二年経って、突然何故か俺にも異世界言語理解の女神の加護が発動するんだもん。
俺に女神の加護が突然発動したって事は何かあった事には間違い無いな。
例えば、女神の加護を受けた勇者パーティー二十八人の中の誰かが死んだとか。
イーリスが言ってたからな、君にはお詫びに、女神の加護を受けた勇者パーティーの子達が死んだら、死んだ子が受けていた加護が君の加護になるようにしとくから許してね? って。
結局、許す気になれずにイーリスから全部力を奪って、殺したんだけどな。
今でも、イーリスが死ぬ前の俺に対する恨み言は忘れられないね。
(「し、知らないから……め、女神の命乞いを聞かなかった事、こ、後悔すると良い……よ。き、君には最低限の加護も与えないから……な。ゆ、勇者パーティー二十八人の誰かが死なない限り、き、君はこの世界で地獄をみ……見続けるだろ……う」)
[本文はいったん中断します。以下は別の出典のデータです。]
class _UrdfTip(C.Structure):
    _fields_ = [("n_joints", C.c_int32), ("variable", C.c_int32 * MAX_DOF),
                ("origin_xyz_rpy", C.c_double * 6 * MAX_DOF), ("axis", C.c_double * 3 * MAX_DOF),
                ("joint_type", C.c_int32 * MAX_DOF), ("tip_xyz_rpy", C.c_double * 6)]


class MimicJointC(C.Structure):
    _fields_ = [("tip", C.c_int32), ("after_variable", C.c_int32), ("master_variable", C.c_int32), ("joint_type", C.c_int32),
                ("origin_xyz_rpy", C.c_double * 6), ("axis", C.c_double * 3), ("multiplier", C.c_double), ("offset", C.c_double)]


def mimic_array(chain):
    ms = tuple(getattr(chain, "mimic", ()) or ())
    if not ms:
        return None
    arr = (MimicJointC * len(ms))()
    for i, m in enumerate(ms):
        arr[i] = MimicJointC(int(m.tip), int(m.after_variable), int(m.master_variable), int(m.joint_type),
                             (C.c_double * 6)(*[float(x) for x in m.origin_xyz_rpy]), (C.c_double * 3)(*[float(x) for x in m.axis]),
                             float(m.multiplier), float(m.offset))
    return arr


class UrdfModel(C.Structure):

    _fields_ = [("dof", C.c_int32), ("n_tips", C.c_int32), ("variable_names", (C.c_char * MAX_NAME) * MAX_DOF),
                ("qmin", C.c_double * MAX_DOF), ("qmax", C.c_double * MAX_DOF), ("vmax", C.c_double * MAX_DOF),
                ("bounded", C.c_uint8 * MAX_DOF), ("tips", _UrdfTip * MAX_TIPS),
                ("n_mimic", C.c_int32), ("mimic", MimicJointC * (MAX_TIPS * MAX_MIMIC))]


STATS_DTYPE = np.dtype(
    [("cost_evals", "<i8"), ("generations", "<i4"), ("wipeouts", "<i4"),
     ("pool_erasures", "<i4"), ("reserved", "<i4")])

EXPORTED_SYMBOLS = (
    "pikamd_default_params", "pikamd_create", "pikamd_destroy", "pikamd_variables",
    "pikamd_fk_batch", "pikamd_cost_batch", "pikamd_gd_step_batch", "pikamd_solve_batch",
    "pikamd_solve_batch_device", "pikamd_fk_batch_device", "pikamd_last_error", "pikamd_version",
    "pikamd_kernel_name", "pikamd_reserve", "pikamd_create_multi", "pikamd_n_tips",
    "pikamd_solve_batches_device", "pikamd_solve_batches_async", "pikamd_wait", "pikamd_solve_batches",
    "pikamd_urdf_extract", "pikamd_create_from_urdf", "pikamd_set_option", "pikamd_solve_batch_host", "pikamd_set_mimic_joints",
    "pikamd_shard_bounds", "pikamd_solve_batch_sharded", "pikamd_self_test", "pikamd_self_test_cost",
    "pikamd_solve_paths", "pikamd_solve_paths_device", "pikamd_path_kernel_name",
    "pikamd_search_batch", "pikamd_search_batch_device", "pikamd_search_kernel_name",
)

_libs = {}


COST_FN = C.CFUNCTYPE(C.c_double, C.POINTER(C.c_double), C.c_int32, C.c_int32, C.c_void_p)


def cost_callback(fn):
    def trampoline(q, dof, pose, _user):
        return float(fn(np.ctypeslib.as_array(q, shape=(dof,)).copy(), int(pose)))
    return COST_FN(trampoline)


def lib(strict: bool = False):
    if strict in _libs:
        return _libs[strict]
    path = LIB_STRICT_PATH if strict else LIB_PATH
    if not os.path.exists(path):
        raise PickIkAmdError(
            f"{path} is missing: build it with `python -c 'import __graft_entry__ as g; "
            "g.build()'` (hipcc --offload-arch=gfx950). pick_ik_amd has no CPU fallback.")
    L = C.CDLL(path)
    dp = C.POINTER(C.c_double)
    ip = C.POINTER(C.c_int32)
    vp = C.c_void_p
    L.pikamd_default_params.argtypes = [C.POINTER(Params)]
    L.pikamd_default_params.restype = None
    L.pikamd_create.argtypes = [C.POINTER(_Chain), C.c_int32, C.POINTER(vp)]
    L.pikamd_create_multi.argtypes = [C.POINTER(_MultiChain), C.c_int32, C.POINTER(vp)]
    L.pikamd_create_multi.restype = C.c_int32
    L.pikamd_n_tips.argtypes = [vp]
    L.pikamd_n_tips.restype = C.c_int32
    L.pikamd_destroy.argtypes = [vp]
    L.pikamd_destroy.restype = None
    L.pikamd_variables.argtypes = [vp, dp]
    L.pikamd_fk_batch.argtypes = [vp, C.c_int64, dp, dp]
    L.pikamd_cost_batch.argtypes = [vp, C.POINTER(Params), C.c_int64, dp, dp, dp, dp, ip]
    L.pikamd_gd_step_batch.argtypes = [vp, C.POINTER(Params), C.c_int64, dp, dp, dp, dp, dp, dp,
                                       dp, ip]
    L.pikamd_solve_batch.argtypes = [vp, C.POINTER(Params), C.c_int64, dp, dp, C.c_uint64,
                                     C.c_int64, dp, ip, dp, vp]
    L.pikamd_solve_batch_device.argtypes = [vp, C.POINTER(Params), C.c_int64, vp, vp, C.c_uint64,
                                            C.c_int64, vp, vp, vp, vp, vp, C.c_int32]
    L.pikamd_fk_batch_device.argtypes = [vp, C.c_int64, vp, vp, vp]
    L.pikamd_solve_batches_device.argtypes = [vp, C.POINTER(Params), C.c_int32, C.POINTER(Batch),
                                              C.c_uint64, vp, C.c_int32]
    L.pikamd_solve_batches_async.argtypes = [vp, C.POINTER(Params), C.c_int32, C.POINTER(Batch),
                                             C.c_uint64, C.c_int32]
    L.pikamd_wait.argtypes = [vp, C.c_int32]
    L.pikamd_solve_batches.argtypes = [vp, C.POINTER(Params), C.c_int32, C.POINTER(Batch), C.c_uint64]
    L.pikamd_reserve.argtypes = [vp, C.POINTER(Params), C.c_int64, C.c_int32, vp]
    L.pikamd_reserve.restype = C.c_int32
    L.pikamd_urdf_extract.argtypes = [C.c_char_p, C.c_char_p, C.POINTER(C.c_char_p), C.c_int32,
                                      C.POINTER(UrdfModel)]
    L.pikamd_urdf_extract.restype = C.c_int32
    L.pikamd_create_from_urdf.argtypes = [C.c_char_p, C.c_char_p, C.POINTER(C.c_char_p), C.c_int32, C.c_int32,
                                          C.POINTER(vp)]
    L.pikamd_create_from_urdf.restype = C.c_int32
    L.pikamd_shard_bounds.argtypes = [C.c_int64, C.c_int32, C.c_int32, C.POINTER(C.c_int64), C.POINTER(C.c_int64)]
    L.pikamd_shard_bounds.restype = None
    L.pikamd_solve_batch_sharded.argtypes = [C.POINTER(vp), C.c_int32, C.POINTER(Params), C.c_int64, dp, dp, dp,
                                             C.c_uint64, C.c_int64, dp, ip, dp, vp]
    L.pikamd_solve_batch_sharded.restype = C.c_int32
    L.pikamd_self_test.argtypes = [vp, C.POINTER(Params), C.c_int32, C.POINTER(C.c_uint32)]
    L.pikamd_self_test.restype = C.c_int32
    L.pikamd_self_test_cost.argtypes = [vp, C.POINTER(C.c_int32), C.POINTER(C.c_double)]
    L.pikamd_self_test_cost.restype = C.c_int32
    L.pikamd_set_option.argtypes = [vp, C.c_char_p, C.c_char_p]
    L.pikamd_set_option.restype = C.c_int32
    L.pikamd_solve_batch_host.argtypes = [vp, C.POINTER(Params), C.c_int64, dp, dp, dp, C.c_uint64, C.c_int64, COST_FN,
                                          vp, dp, ip, dp, vp]
    L.pikamd_solve_batch_host.restype = C.c_int32
    L.pikamd_set_mimic_joints.argtypes = [vp, C.c_int32, C.POINTER(MimicJointC)]
    L.pikamd_set_mimic_joints.restype = C.c_int32
    L.pikamd_last_error.restype = C.c_char_p
    L.pikamd_version.restype = C.c_char_p
    L.pikamd_kernel_name.restype = C.c_char_p
    L.pikamd_kernel_name.argtypes = [vp, C.POINTER(Params)]
    L.pikamd_solve_paths.argtypes = [vp, C.POINTER(Params), C.c_int64, C.c_int32, dp, dp, dp, dp, ip, dp, vp, ip]
    L.pikamd_solve_paths.restype = C.c_int32
    L.pikamd_solve_paths_device.argtypes = [vp, C.POINTER(Params), C.c_int64, C.c_int32, vp, vp, vp, vp, vp, vp, vp, vp,
                                            vp, C.c_int32]
    L.pikamd_solve_paths_device.restype = C.c_int32
    L.pikamd_path_kernel_name.argtypes = [vp, C.POINTER(Params), C.c_int64]
    L.pikamd_path_kernel_name.restype = C.c_char_p
    L.pikamd_search_batch.argtypes = [vp, C.POINTER(Params), C.c_int64, dp, dp, dp, C.c_uint64, C.c_int64, C.c_int32,
                                      dp, ip, dp, vp, ip, dp, ip]
    L.pikamd_search_batch.restype = C.c_int32
    L.pikamd_search_batch_device.argtypes = [vp, C.POINTER(Params), C.c_int64, vp, vp, vp, C.c_uint64, C.c_int64,
                                             C.c_int32, vp, vp, vp, vp, vp, vp, vp, vp, C.c_int32]
    L.pikamd_search_batch_device.restype = C.c_int32
    L.pikamd_search_kernel_name.argtypes = [vp, C.POINTER(Params), C.c_int64, C.c_int32, ip]
    L.pikamd_search_kernel_name.restype = C.c_char_p
    for name in ("pikamd_create", "pikamd_variables", "pikamd_fk_batch", "pikamd_cost_batch",
                 "pikamd_gd_step_batch", "pikamd_solve_batch", "pikamd_solve_batch_device",
                 "pikamd_fk_batch_device", "pikamd_solve_batches_device",
                 "pikamd_solve_batches_async", "pikamd_wait", "pikamd_solve_batches"):
        getattr(L, name).restype = C.c_int32
    _libs[strict] = L
    return L


def _check(rc: int, L=None):
    if rc != 0:
        L = L or lib()
        raise PickIkAmdError(f"pick_ik_amd error {rc}: {L.pikamd_last_error().decode()}")


def default_params(**kw) -> Params:
    p = Params()
    lib().pikamd_default_params(C.byref(p))
    for k, v in kw.items():
        if not hasattr(p, k):
            raise AttributeError(k)
        setattr(p, k, v)
    return p


def _f64(a):
    return np.ascontiguousarray(a, dtype=np.float64)


def _dp(a):
    return a.ctypes.data_as(C.POINTER(C.c_double))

うーん今思い出しても、イーリスの逆恨みだとしか思えないわ。
忠告通り、二年間地獄を見ましたけどね。
この世界の連中やケント達勇者パーティーからもバカにされ続けて、惨めな思いをし続けたし。
だから、これは逆恨みだ。
ケント、サラ。
お前らもその地獄を味わえ。
お前ら
「あー! 本当反省してないんだね! もういい! ちょっと! この二人今すぐファウンテンに連れて帰って!」
あ、しまった。
俺が色々思い出してる間に、サンドラさんがとうとうケントとサラにブチギレちゃったよ。
話がずっと通じない状態で話していたのか。
サンドラさんに同行していたであろう兵士が現れてケントとサラを囲む。
「お、おい! これじゃまるで犯罪者じゃないか! ジン! 助けてくれ!」
「い、痛い! そんな強く縛らないでよ!」
話が通じない今の状態でそんな騒いでいたら、逃げようと抵抗していると兵士に思われているだろうな。
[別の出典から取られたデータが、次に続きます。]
-    PlSinkT<MOMENTS, PARKED, WEIGHTED, CUT> sinkA(a, cc, cA, sA, lane_value(mag, 0));
-    PlSinkT<MOMENTS, PARKED, WEIGHTED, CUT> sinkB(a, cc, cB, sB, lane_value(mag, WS));
-    const double rateA = lane_value(rate, 0), rateB = lane_value(rate, WS);
-    if constexpr (PARKED) { sinkA.set_park(lds + 4 * HSLOT); sinkB.set_park(lds + 4 * HSLOT + 3); }
-    sinkA.set_floor(rateA, lane_value(n0p0, 0), L);
-    sinkB.set_floor(rateB, lane_value(n0p0, WS), L);
-    int statusA = 0, statusB = 0;
-    bool deadA = false, deadB = !validB;
-    int64_t itotA = 0, itotB = 0;
+    int64_t blk = blockIdx.x;
+    for (;;) {
+#if TRPL_SLOT_TIMELINE
+        const uint64_t t_start = wall_clock64();
+#endif
+        do {
+            constexpr int LAY = 2;
+            int lane_ = threadIdx.x;
+            if constexpr (kPersistent<SNAP>) asm volatile("" : "+v"(lane_));
+            const int lane = lane_;
+            const int ln = lane & (WS - 1);
+            const bool hi = lane >= WS;
+            int cA = (int)(blk % a.C), cB = cA;
+            int64_t sA = 2 * (blk / a.C), sB = sA + 1;
+            if (a.pair_n > 0) {
+                const int k = cA;
+                cA = a.pair_cA[k]; cB = a.pair_cB[k];
+                sB = sA + a.pair_oB[k];
+                sA = sA + a.pair_oA[k];
+                if (sA >= a.S) break;
+            }
+            const bool validB = sB < a.S;
+            if (!validB) { sB = sA; cB = cA; }
+            const int64_t s = hi ? sB : sA;
+            const int c = hi ? cB : cA;
+            const CurveConst &cc = a.curve[cA];
+
+            const double *xs = a.X + s * a.xld;
+            const double N0 = xs[0] * cc.scales[0], P0 = xs[1] * cc.scales[1], DN = xs[2] * cc.scales[2],
+                         DP = xs[3] * cc.scales[3], rate = xs[4] * cc.scales[4], sr0 = xs[5] * cc.scales[5],
+                         srL = xs[6] * cc.scales[6], CN = xs[7] * cc.scales[7], CP = xs[8] * cc.scales[8],
+                         tauN = xs[9] * cc.scales[9], tauP = xs[10] * cc.scales[10],
+                         Lambda = xs[11] * cc.scales[11];
+            const double n0p0 = N0 * P0;
+            MatPar mp_ = {N0, P0, DN, DP, rate, sr0, srL, CN, CP, tauN, tauP, Lambda, n0p0,
+                          ln == 0 ? 1.0 : 0.0, ln == WS - 1 ? 1.0 : 0.0};
+            mp_.fast_constants();
+            mp_.boundary_constants();
+            MatPar mp = mp_;
+            const double mag = a.xld > 12 ? xs[12] : 0.0;
+            const double TOL = a.TOL;
+            const int MAX = a.MAX;
+            constexpr bool PREDICT = TRPL_STEPPER_PREDICT != 0;
+
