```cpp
static int classify_out(yolo_ctx *c, int n, int top_k, int32_t *classes_out, float *probs_out, int out_loc)
{
    const Layer &L = c->layers[c->cls_layer];
    if (top_k == 0) return copy_out(c, probs_out, L.out.ptr, (size_t)n * L.C * 4, out_loc);
    if (int r = copy_out(c, classes_out, c->d_cls_idx, (size_t)n * top_k * 4, out_loc)) return r;
    return copy_out(c, probs_out, c->d_cls_prob, (size_t)n * top_k * 4, out_loc);
}

int yolo_classify(yolo_ctx *c, const void *images, int n, int fmt, int loc, float scale, int top_k, int32_t *classes_out, float *probs_out, int out_loc)
{
    if (!c) return YOLO_ERR_INVALID;
    if (int r = classify_check(c, top_k, classes_out, probs_out)) return r;
    c->cls_topk = top_k; c->cls_mode = c->hierarchy_mode;
    const int r = forward_impl(c, images, n, fmt, loc, scale, nullptr, YOLO_DEVICE, false);
    c->cls_topk = 0; c->cls_mode = 0;
    if (r) return r;
    return classify_out(c, n, top_k, classes_out, probs_out, out_loc);
}

int yolo_classify_images_u8(yolo_ctx *c, const uint8_t *pixels, size_t bytes, const yolo_image_desc *descs, int n, int fit, int loc, int top_k,
                            int32_t *classes_out, float *probs_out, int out_loc)
{
    if (!c) return YOLO_ERR_INVALID;
    if (int r = classify_check(c, top_k, classes_out, probs_out)) return r;
    c->cls_topk = top_k; c->cls_mode = c->hierarchy_mode;
    const int r = forward_images_impl(c, pixels, bytes, descs, n, fit, loc, nullptr, YOLO_DEVICE, false, 0.f);
    c->cls_topk = 0; c->cls_mode = 0;
    if (r) return r;
    return classify_out(c, n, top_k, classes_out, probs_out, out_loc);
}

int yolo_segment_images_u8(yolo_ctx *c, const uint8_t *pixels, const yolo_image_desc *descs, int n, int fit, float thresh, uint8_t *labels_u8,
                           const uint64_t *label_offsets)
{
    if (!c) return YOLO_ERR_INVALID;
    if (int r = need_map(c, "yolo_segment_images_u8")) return r;
    if (!labels_u8) return fail(c, YOLO_ERR_INVALID, "labels_u8 == NULL");
    const Layer &M = c->layers[c->map_layer];
    if (M.C > 255) return fail(c, YOLO_ERR_UNSUPPORTED, "yolo_segment_images_u8: a map of %d channels (uint8 labels hold at most 255 classes)", M.C);
    if (!descs || n < 1 || n > c->max_batch) return fail(c, YOLO_ERR_INVALID, "batch %d outside 1..%d", n, c->max_batch);
    size_t bytes = 0, total = 0;
    std::vector<unsigned long long> off(n);
    for (int i = 0; i < n; ++i) {
        if (descs[i].h < 1 || descs[i].w < 1) return fail(c, YOLO_ERR_INVALID, "image %d: %d x %d", i, (int)descs[i].h, (int)descs[i].w);
        const size_t px = (size_t)descs[i].h * (size_t)descs[i].w;
        bytes = std::max(bytes, (size_t)descs[i].offset + px * 3);
        off[i] = label_offsets ? label_offsets[i] : total;
        total = std::max(total, (size_t)off[i] + px);
    }
    if (int r = forward_images_impl(c, pixels, bytes, descs, n, fit, YOLO_HOST, nullptr, YOLO_DEVICE, false, 0.f)) return r;
    if (!c->d_label_off) HIPCK(c, hipMalloc((void **)&c->d_label_off, (size_t)c->max_batch * 8));
    HIPCK(c, hipMemcpyAsync(c->d_label_off, off.data(), (size_t)n * 8, hipMemcpyHostToDevice, c->stream));
    const float *map = nullptr; int map_stride = 0;
    if (int r = map_f32_view(c, n, &map, &map_stride)) return r;
    if (int r = map_labels_room(c, total)) return r;
    if (label_offsets) HIPCK(c, hipMemsetAsync(c->d_map_labels, 0, total, c->stream));
    HIPCK(c, launch_segment_labels(map, map_stride, M.H, M.W, M.C, thresh, c->d_descs, c->d_label_off, n, fit, c->in_h, c->in_w, c->d_map_labels, c->stream));
    return copy_out(c, labels_u8, c->d_map_labels, total, YOLO_HOST);
}

float yolo_fit_unit_value(int fit, int value)
{
    if (fit < YOLO_FIT_STRETCH || fit > YOLO_FIT_CV2_BGR || value < 0 || value > 255) return NAN;
    return fit_unit_value(fit, (unsigned)value);
}

namespace { struct EventSet {
    std::vector<hipEvent_t> e; bool ok = true;
    explicit EventSet(int n) { e.reserve(n); for (int i = 0; i < n; ++i) { hipEvent_t x; if (hipEventCreate(&x) != hipSuccess) { ok = false; break; } e.push_back(x); } }
    ~EventSet() { for (auto x : e) hipEventDestroy(x); }
    EventSet(const EventSet &) = delete; EventSet &operator=(const EventSet &) = delete;
}; }

int yolo_time_forward(yolo_ctx *c, int n, int iters, float *total_ms, float *conv_ms)
{
    if (!c) return YOLO_ERR_INVALID;
    if (!c->weights_loaded) return fail(c, YOLO_ERR_STATE, "weights not loaded");
    if (n < 1 || n > c->max_batch || iters < 1) return fail(c, YOLO_ERR_INVALID, "bad n/iters");
    HIPCK(c, hipSetDevice(c->device));
    EventSet evs(2); if (!evs.ok) return fail(c, YOLO_ERR_HIP, "hipEventCreate failed");
    hipEvent_t e0 = evs.e[0], e1 = evs.e[1];
    c->lean = false;
    if (c->stem_u8 && n > c->stem_u8_n) c->stem_u8 = nullptr;
    if (total_ms) {
        HIPCK(c, hipEventRecord(e0, c->stream));
        for (int it = 0; it < iters; ++it) { int r = run_network(c, n); if (r) return r; }
        HIPCK(c, hipEventRecord(e1, c->stream)); HIPCK(c, hipEventSynchronize(e1));
        float ms = 0; HIPCK(c, hipEventElapsedTime(&ms, e0, e1)); *total_ms = ms / iters;
    }
    if (conv_ms) {
        float all_ms = 0, rest_ms = 0;
        for (int pass = 0; pass < 2; ++pass) {
            HIPCK(c, hipEventRecord(e0, c->stream));
            for (int it = 0; it < iters; ++it) { int r = run_layers(c, n, pass == 1); if (r) return r; }
            HIPCK(c, hipEventRecord(e1, c->stream)); HIPCK(c, hipEventSynchronize(e1));
            float ms = 0; HIPCK(c, hipEventElapsedTime(&ms, e0, e1)); (pass == 0 ? all_ms : rest_ms) = ms / iters;
        }
        *conv_ms = all_ms - rest_ms;
        c->last_n = n; c->scores_mode = 0; c->det_valid = true;
    }
    return YOLO_OK;
}

int yolo_time_layers(yolo_ctx *c, int n, int iters, float *ms_out)
{
    if (!c || !ms_out) return YOLO_ERR_INVALID;
    if (!c->weights_loaded) return fail(c, YOLO_ERR_STATE, "weights not loaded");
    if (n < 1 || n > c->max_batch || iters < 1) return fail(c, YOLO_ERR_INVALID, "bad n/iters");
    HIPCK(c, hipSetDevice(c->device));
    const int NL = (int)c->layers.size();
    c->lean = false; c->det_valid = true;
    if (c->stem_u8 && n > c->stem_u8_n) c->stem_u8 = nullptr;
    EventSet evs(NL + 1); if (!evs.ok) return fail(c, YOLO_ERR_HIP, "hipEventCreate failed");
    std::vector<hipEvent_t> &ev = evs.e;
    std::vector<double> acc(NL, 0.0);
    for (int it = 0; it < iters; ++it) {
        HIPCK(c, hipEventRecord(ev[0], c->stream));
        for (int i = 0; i < NL; ++i) { int r = run_layer(c, i, n); if (r) return r; HIPCK(c, hipEventRecord(ev[i + 1], c->stream)); }
        HIPCK(c, hipStreamSynchronize(c->stream));
        for (int i = 0; i < NL; ++i) { float ms = 0; HIPCK(c, hipEventElapsedTime(&ms, ev[i], ev[i + 1])); acc[i] += ms; }
    }
    for (int i = 0; i < NL; ++i) ms_out[i] = (float)(acc[i] / iters);
    c->last_n = n;
    return YOLO_OK;
}

}
```

### yolo_tensorflow_amd/hip.py

```python
import ctypes as C
import os
import numpy as np

_HERE = os.path.dirname(os.path.abspath(__file__))
LIB_OVERRIDE = os.environ.get("YOLO_HIP_LIB") or None
LIB_PATH = LIB_OVERRIDE or os.path.join(_HERE, "libyolo_hip.so")

BF16, FP32, FP8, FP16, FP16X2 = 0, 1, 2, 3, 4
SEM_TF, SEM_DARKNET = 0, 1
DECODE_RATIO, DECODE_PIXEL = 0, 1
HOST, DEVICE = 0, 1
IMG_U8, IMG_F32, IMG_F32_CHW = 0, 1, 2
NMS_TF, NMS_PER_CLASS, NMS_DARKNET, NMS_NUMPY_V3, NMS_TF_V1 = 0, 1, 2, 3, 4
SELECT_GT, SELECT_GE = 0, 1
FIT_STRETCH, FIT_LETTERBOX, FIT_CV2, FIT_CV2_BGR = 0, 1, 2, 3
UNITS_NETWORK, UNITS_SOURCE_PIXELS = 0, 1

BOX_DTYPE = np.dtype([("x0", "<f4"), ("y0", "<f4"), ("x1", "<f4"), ("y1", "<f4"), ("score", "<f4"), ("cls", "<i4")])
DESC_DTYPE = np.dtype([("offset", "<u8"), ("h", "<i4"), ("w", "<i4")])


class ImageDesc(C.Structure):
    _fields_ = [("offset", C.c_uint64), ("h", C.c_int32), ("w", C.c_int32)]
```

変にこの二人に助け船出したら、俺も兵士に捕まりそう。
うん、ここは。
「大人しく、連行されとけ」
笑顔で見送るとするか。
「そ、そんな……」
「ぐすっ……痛い……痛いよお……」
ケントとサラは無事、大勢のギャラリーに見られながら兵士達に連行されてファウンテンに戻るのだった。